„Sungs Laden“ ist eine herzerwärmende Geschichte, die im Berliner Stadtteil Prenzlauer Berg spielt. Was sie für mich besonders lesenswert gemacht hat: Die Autorin, Karin Kalisa, ist Wissenschafterin und greift in ihrem 2015 erschienenen Roman eine eher unbekannte Seite europäischer Migrationsgeschichte auf – die der vietnamesischen Vertragsarbeiter:innen in der DDR.
Gastarbeit auf sozialistisch
1980 schloss die DDR ein Abkommen mit dem Vietnam zur „Übernahme von Vertragsarbeitern“, um dem Arbeitskräftemangel im Land entgegenzutreten. Ähnlich wie die Gastarbeiter:innen im Westen sollten sie nur befristet bleiben, lebten in prekären Verhältnissen und konnten bei Verstößen gegen die Regelungen (wie z.B. Schwangerschaft) schnell wieder zurückgeschickt werden. Ende 1989 stellten die ca. 60.000 Vietnames:innen die größte Ausländer:innen-Gruppe in der DDR dar. Nach dem Mauerfall blieben ca. 16.000 von ihnen in Deutschland. Erst 1997 erhielten sie ein Daueraufenthaltsrecht (sofern sie straffrei waren und eine Arbeit hatten), wie dieser aufschlussreiche Artikel der Heinrich-Böll-Stiftung ihre Geschichte zusammenfasst.
Sungs Laden
Die Handlung im Buch entspinnt sich als Familiengeschichte über drei Generationen: Hien und ihr Mann Gam, die beide in jungen Jahren in die DDR kommen und sogar bleiben dürfen, als sie ihren Sohn Sung erwarten. Sung, der in Berlin aufwächst, eigentlich Archäologie studiert und von einem Tag auf den anderen den Laden seines Vaters übernimmt, als dieser bei einem Arbeitsunfall tödlich verunglückt. Mit seiner Frau May bekommt er zwei Kinder, und die Ereignisse nehmen ihren Lauf, als der ältere Sohn Minh in der Schule ein „Kulturgut aus Vietnam“ präsentieren soll. Denn Oma Hien, die Enkelin eines traditionellen vietnamesischen Puppenspielers, packt ihre von ihrem Opa geerbte, aus Vietnam mitgebrachte Puppe aus und erobert damit die Herzen der Schule und des Stadtviertels.

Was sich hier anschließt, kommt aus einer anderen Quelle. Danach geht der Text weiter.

static SeedView seed_view(const IndexView &ix, const uint32_t *isa)
{
    return SeedView{ix.seed, ix.text_units, isa, ix.io_to_dense, ix.seed_buckets, ix.seed_k, ix.seed_tag_bits,
                    ix.perm_code_lo, ix.perm_code_hi, ix.perm_exp_lo, ix.perm_exp_hi, ix.perm_mask};
}
static VerifyView verify_view(const IndexView &ix)
{
    const bool entry_sa = ix.jump != nullptr && ix.jump_bytes == 32;
    const uint32_t max_rows = (ix.sa_full != nullptr || entry_sa) ? 4u : 1u;
    return VerifyView{ix.top, ix.text_units, ix.sa_full, entry_sa ? ix.jump : nullptr, ix.lines, ix.sb_offsets, ix.count,
                      ix.sa_samples, ix.border_keys, ix.border_vals, ix.io_to_dense, ix.top_depth, ix.n, ix.n_texts,
                      ix.sa_inv, ix.sa_rot, ix.sa_limit, max_rows, ix.perm_code_lo, ix.perm_code_hi, ix.perm_exp_lo,
                      ix.perm_exp_hi, ix.perm_mask, ix.seed, ix.seed_buckets, ix.seed_k, ix.seed_tag_bits, ix.seed_pairs, ix.seed_quads};
}
static ExactView exact_view(const IndexView &ix, bool with_seed)
{
    return ExactView{ix.top, ix.jump, ix.pair_lines, ix.io_to_dense, ix.top_depth, ix.n, static_cast<uint32_t>(ix.depth),
                     ix.perm_code_lo, ix.perm_code_hi, ix.perm_exp_lo, ix.perm_exp_hi, ix.perm_mask, ix.sa_full, ix.isa,
                     ix.text_units, with_seed ? ix.seed : nullptr, ix.seed_buckets, ix.seed_k, ix.seed_tag_bits};
}
static FastView fast_view(const IndexView &ix)
{
    return FastView{ix.top, ix.jump, ix.io_to_dense, ix.top_depth, ix.sa_inv, ix.sa_rot, ix.sa_limit,
                    ix.perm_code_lo, ix.perm_code_hi, ix.perm_exp_lo, ix.perm_exp_hi, ix.perm_mask};
}

struct SeedLaunch {
    SeedView sv;
    ListGrid grid;
    unsigned lds = 0;
    uint4 *rec = nullptr;
    uint32_t *start = nullptr, *end = nullptr;
    uint32_t *first = nullptr, *lng = nullptr;
    uint4 *state = nullptr;
    uint32_t *compact = nullptr;
    uint2 *long_state = nullptr;
    uint32_t long_stride = 0, state_packed = 0;
};

struct SearchChain {
    ZeroSet zs;
    CursorArgs ca;
    bool leftover_list = false;
    uint32_t *seed_list = nullptr;
    uint32_t seed_state_packed = 0;
    bool compact_by_seed = false;
    uint32_t *fold_left = nullptr, *fold_long = nullptr;
    uint64_t *d_uniform_off = nullptr;
    bool sparse_offsets = false;
    ListGrid all{}, exact{}, general{};
    CursorArgs ca_exact, ca_general;
};
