@@ -591,14 +591,14 @@
         const long inject = inj ? atol(inj) : -1;
         if (inject >= 0 && (uint32_t)inject < nitems) launch(1, SymInject{gsym, grank, (uint32_t)inject});
         launch(SymCheck::kThreads, SymCheck{gsym, grank, nitems, flags, nullptr});
-        hipLaunchKernelGGL(orz_symrank_kernel, dim3(512), dim3(64), 0, stream_, srstate, gsym, grank, rstart, (const uint16_t*)backup,
+        hipLaunchKernelGGL(orz_symrank_kernel, dim3(512), dim3(kSrThreads), 0, stream_, srstate, gsym, grank, rstart, (const uint16_t*)backup,
                            (const uint32_t*)flags);
         ORZ_HIP_CHECK(hipGetLastError());
         launch(SymCheck::kThreads, SymCheck{gsym, grank, nitems, flags + 1, flags});
         static const bool verify = getenv("ORZ_SYMRANK_VERIFY") && atoi(getenv("ORZ_SYMRANK_VERIFY"));
         if (verify && keep) {
             launch(SymCompare::kThreads, SymKeep{grank, keep, nitems});
-            hipLaunchKernelGGL(orz_symrank_kernel, dim3(512), dim3(64), 0, stream_, srstate, gsym, grank, rstart, (const uint16_t*)backup,
+            hipLaunchKernelGGL(orz_symrank_kernel, dim3(512), dim3(kSrThreads), 0, stream_, srstate, gsym, grank, rstart, (const uint16_t*)backup,
                                (const uint32_t*)nullptr);
             ORZ_HIP_CHECK(hipGetLastError());
             launch(SymCompare::kThreads, SymCompare{grank, keep, nitems, flags + 2});
diff --git a/orz_amd/csrc/orz_capi.hip b/orz_amd/csrc/orz_capi.hip
--- a/orz_amd/csrc/orz_capi.hip
+++ b/orz_amd/csrc/orz_capi.hip
@@ -2,6 +2,7 @@
 #include <cstring>
 #include <map>
 #include <memory>
+#include <mutex>
 #include <new>
 #include <string>
 #include <atomic>
@@ -98,6 +99,77 @@
     return be.resident_parse_waves(orz::ParseLds::make((uint32_t)dmax, false).total);
 }
 
+}
+
+namespace {
+constexpr size_t kPoolMin = size_t(1) << 20;
+constexpr size_t kPoolIdleMax = 2;
+struct ResultPool {
+    std::mutex mu;
+    std::map<void*, size_t> out;
+    std::vector<std::pair<void*, size_t>> idle;
+    size_t handles = 0;
+    static size_t capacity_for(size_t n) {
+        size_t c = kPoolMin;
+        while (c < n) c <<= 1;
+        return c;
+    }
+    void* take(size_t n) {
+        const size_t cap = capacity_for(n);
+        {
+            std::lock_guard<std::mutex> g(mu);
+            size_t best = idle.size();
+            for (size_t i = 0; i < idle.size(); i++)
+                if (idle[i].second >= cap && (best == idle.size() || idle[i].second < idle[best].second)) best = i;
+            if (best < idle.size()) {
+                void* p = idle[best].first;
+                out[p] = idle[best].second;
+                idle.erase(idle.begin() + (long)best);
+                return p;
+            }
+        }
+        void* p = nullptr;
+        if (hipHostMalloc(&p, cap, hipHostMallocPortable) != hipSuccess || !p) {
+            (void)hipGetLastError();
+            return nullptr;
+        }
+        std::lock_guard<std::mutex> g(mu);
+        out[p] = cap;
+        return p;
+    }
+    bool give(void* p) {
+        size_t cap = 0;
+        {
+            std::lock_guard<std::mutex> g(mu);
+            auto it = out.find(p);
+            if (it == out.end()) return false;
+            cap = it->second;
+            out.erase(it);
+            if (handles > 0 && idle.size() < kPoolIdleMax) {
+                idle.emplace_back(p, cap);
+                return true;
+            }
+        }
+        (void)hipHostFree(p);
+        return true;
+    }
+    void handle_born() {
+        std::lock_guard<std::mutex> g(mu);
+        handles++;
+    }
+    void handle_gone() {
+        std::vector<std::pair<void*, size_t>> drop;
+        {
+            std::lock_guard<std::mutex> g(mu);
+            if (handles > 0 && --handles == 0) drop.swap(idle);
+        }
+        for (auto& b : drop) (void)hipHostFree(b.first);
+    }
+};
+ResultPool& result_pool() {
+    static ResultPool* const pool = new ResultPool;
+    return *pool;
+}
 }
 
 struct orz_stream {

Von Raumnot bis Multikulti-Aufbruchsstimmung
Mehrere Lebenswelten treffen aufeinander und verknüpfen sich: Minhs Kunstlehrerin, die aktionistisch gegen die Raumnot in der Schule vorgeht – mit vietnamesischen Puppen. Gams (und später Sungs) Laden als Ort der Begegnung mit Hien als Integrationsfigur und Vermittlerin zwischen Vietnames:innen und Deutschen. Ein Industriekletter-Trupp, der mit Hilfe eines vietnamesischen Jugendlichen da und dort guerillamäßig „Affenbrücken“ aus Bambus zwischen Gebäuden errichtet und genauso schnell wieder verschwinden lässt. Ein japanisches Künstler-Pärchen, das die entscheidende Initialzündung zum krönenden Abschluss gibt. Mehr sei hier nicht verraten.

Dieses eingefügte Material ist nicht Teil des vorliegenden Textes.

template <int MP, bool ALIGNED, bool PREEMPH>
__device__ __forceinline__ void pcm_prefetch(const int16_t *pcm, int64_t pcm_total, int64_t base, int H, int lane,
                                             FrameRegs<MP, ALIGNED, PREEMPH> &R) {
#ifndef SMILEHIP_MFCC512_GLOBAL_LOADS
  const int64_t b0 = base < 0 ? 0 : base;
  int64_t left = (pcm_total - b0) * 2;
  left = left < 0 ? 0 : (left > 0xfffffffcLL ? 0xfffffffcLL : left);
  const __amdgpu_buffer_rsrc_t rsrc = __builtin_amdgcn_make_buffer_rsrc(const_cast<int16_t *>(pcm + b0), 0, (int)(uint32_t)left, 0x00020000);
  uint32_t lo = ((uint32_t)(lane >> 4) * (uint32_t)H + 2u * (uint32_t)(lane & 15)) * 2u + (uint32_t)((base - b0) * 2);
  asm volatile("" : "+v"(lo));
  uint32_t lo_p = lo - 2u;
  if (PREEMPH && kPredLoads) asm volatile("" : "+v"(lo_p));
#pragma unroll
  for (int m = 0; m < MP; ++m) {
    if (PREEMPH && kPredLoads)
      R.p[m] = (uint32_t)(int32_t)(int16_t)__builtin_amdgcn_raw_buffer_load_b16(rsrc, m == 0 ? (int)lo_p : (int)lo + 64 * m - 2, 0, 0);
    if (ALIGNED && !kB16Samples) {
      R.v[m] = (uint32_t)__builtin_amdgcn_raw_buffer_load_b32(rsrc, (int)lo + 64 * m, 0, 0);
    } else {
      R.v[2 * m] = (uint32_t)(int32_t)(int16_t)__builtin_amdgcn_raw_buffer_load_b16(rsrc, (int)lo + 64 * m, 0, 0);
      R.v[2 * m + 1] = (uint32_t)(int32_t)(int16_t)__builtin_amdgcn_raw_buffer_load_b16(rsrc, (int)lo + 64 * m + 2, 0, 0);
    }
  }
#else
#ifdef SMILEHIP_DEBUG_SAME_SPAN
  base &= 0xfffff;
#endif
  uint32_t lo = ((uint32_t)(lane >> 4) * (uint32_t)H + 2u * (uint32_t)(lane & 15)) * 2u;
  asm volatile("" : "+v"(lo));
#ifdef SMILEHIP_DEBUG_NO_LOADS
  for (int m = 0; m < (ALIGNED ? MP : 2 * MP); ++m) R.v[m] = lo * (m + 3);
  return;
#endif
  const unsigned char *span = reinterpret_cast<const unsigned char *>(pcm + base);
  const int64_t room = pcm_total - base;
  if (base >= 0 && room >= (int64_t)(3 * H + 32 * MP)) {
#pragma unroll
    for (int m = 0; m < MP; ++m) {
      const unsigned char *q = span + 64 * m + lo;
      if (ALIGNED) {
        R.v[m] = *reinterpret_cast<const uint32_t *>(q);
      } else {
        R.v[2 * m] = (uint32_t)(int32_t) reinterpret_cast<const int16_t *>(q)[0];
        R.v[2 * m + 1] = (uint32_t)(int32_t) reinterpret_cast<const int16_t *>(q)[1];
      }
    }
  } else {
    const int64_t last = ALIGNED ? ((pcm_total >> 1) - 1) * 2 : pcm_total - 2;
    const int32_t lim_lo = base < 0 ? (int32_t)(-base) * 2 : 0;
    int64_t hi64 = (last - base) * 2;
    hi64 = hi64 > (1 << 24) ? (1 << 24) : hi64;
    const int32_t lim_hi = hi64 < lim_lo ? lim_lo : (int32_t)hi64;
#pragma unroll
    for (int m = 0; m < MP; ++m) {
      int32_t off = (int32_t)lo + 64 * m;
      off = off < lim_lo ? lim_lo : (off > lim_hi ? lim_hi : off);
      const unsigned char *q = span + off;
      if (ALIGNED) {
        R.v[m] = *reinterpret_cast<const uint32_t *>(q);
      } else {
        R.v[2 * m] = (uint32_t)(int32_t) reinterpret_cast<const int16_t *>(q)[0];
        R.v[2 * m + 1] = (uint32_t)(int32_t) reinterpret_cast<const int16_t *>(q)[1];
      }
    }
  }
#endif
}

#ifdef SMILEHIP_PHASE_TIMING
__device__ unsigned long long g_phase[16];
#define PHASE_DECL unsigned long long ph_acc[12] = {0}; unsigned long long ph_last = __builtin_amdgcn_s_memtime();
#define PHASE(i) do { const unsigned long long t_ = __builtin_amdgcn_s_memtime(); ph_acc[i] += t_ - ph_last; ph_last = t_; } while (0)
#define PHASE_FLUSH do { if (lane == 0) for (int i_ = 0; i_ < 12; ++i_) atomicAdd(&g_phase[i_], ph_acc[i_]); } while (0)
#else
#define PHASE_DECL
#define PHASE(i)
#define PHASE_FLUSH
#endif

Feinfühlig, menschlich und mit einem Augenzwinkern
Karin Kalisa gelingt es einerseits, die individuellen Geschichten der (zum Teil kriegstraumatisierten) Vietnames:innen feinfühlig und mit viel Empathie darzustellen. Andererseits erfährt man beim Lesen so nebenbei viel Interessantes über die Tradition des vietnamesischen Wasserpuppenspiels. Die eigentliche sympathische Stärke dieses Romans finde ich aber, dass er die Wandlung des Prenzlauer Bergs, die gegenseitige Beeinflussung und Bereicherung der Kulturen, die vielen gemeinschaftlichen Initiativen, die entstehen, aber auch die etwas anarchistische Umbruchszeit nach dem Mauerfall spannend, humorvoll und ideenreich schildert. So bleibt einem nach dem Lesen ein Lächeln im Gesicht und man sehnt sich nach mehr solchen positiven „Integrations“geschichten.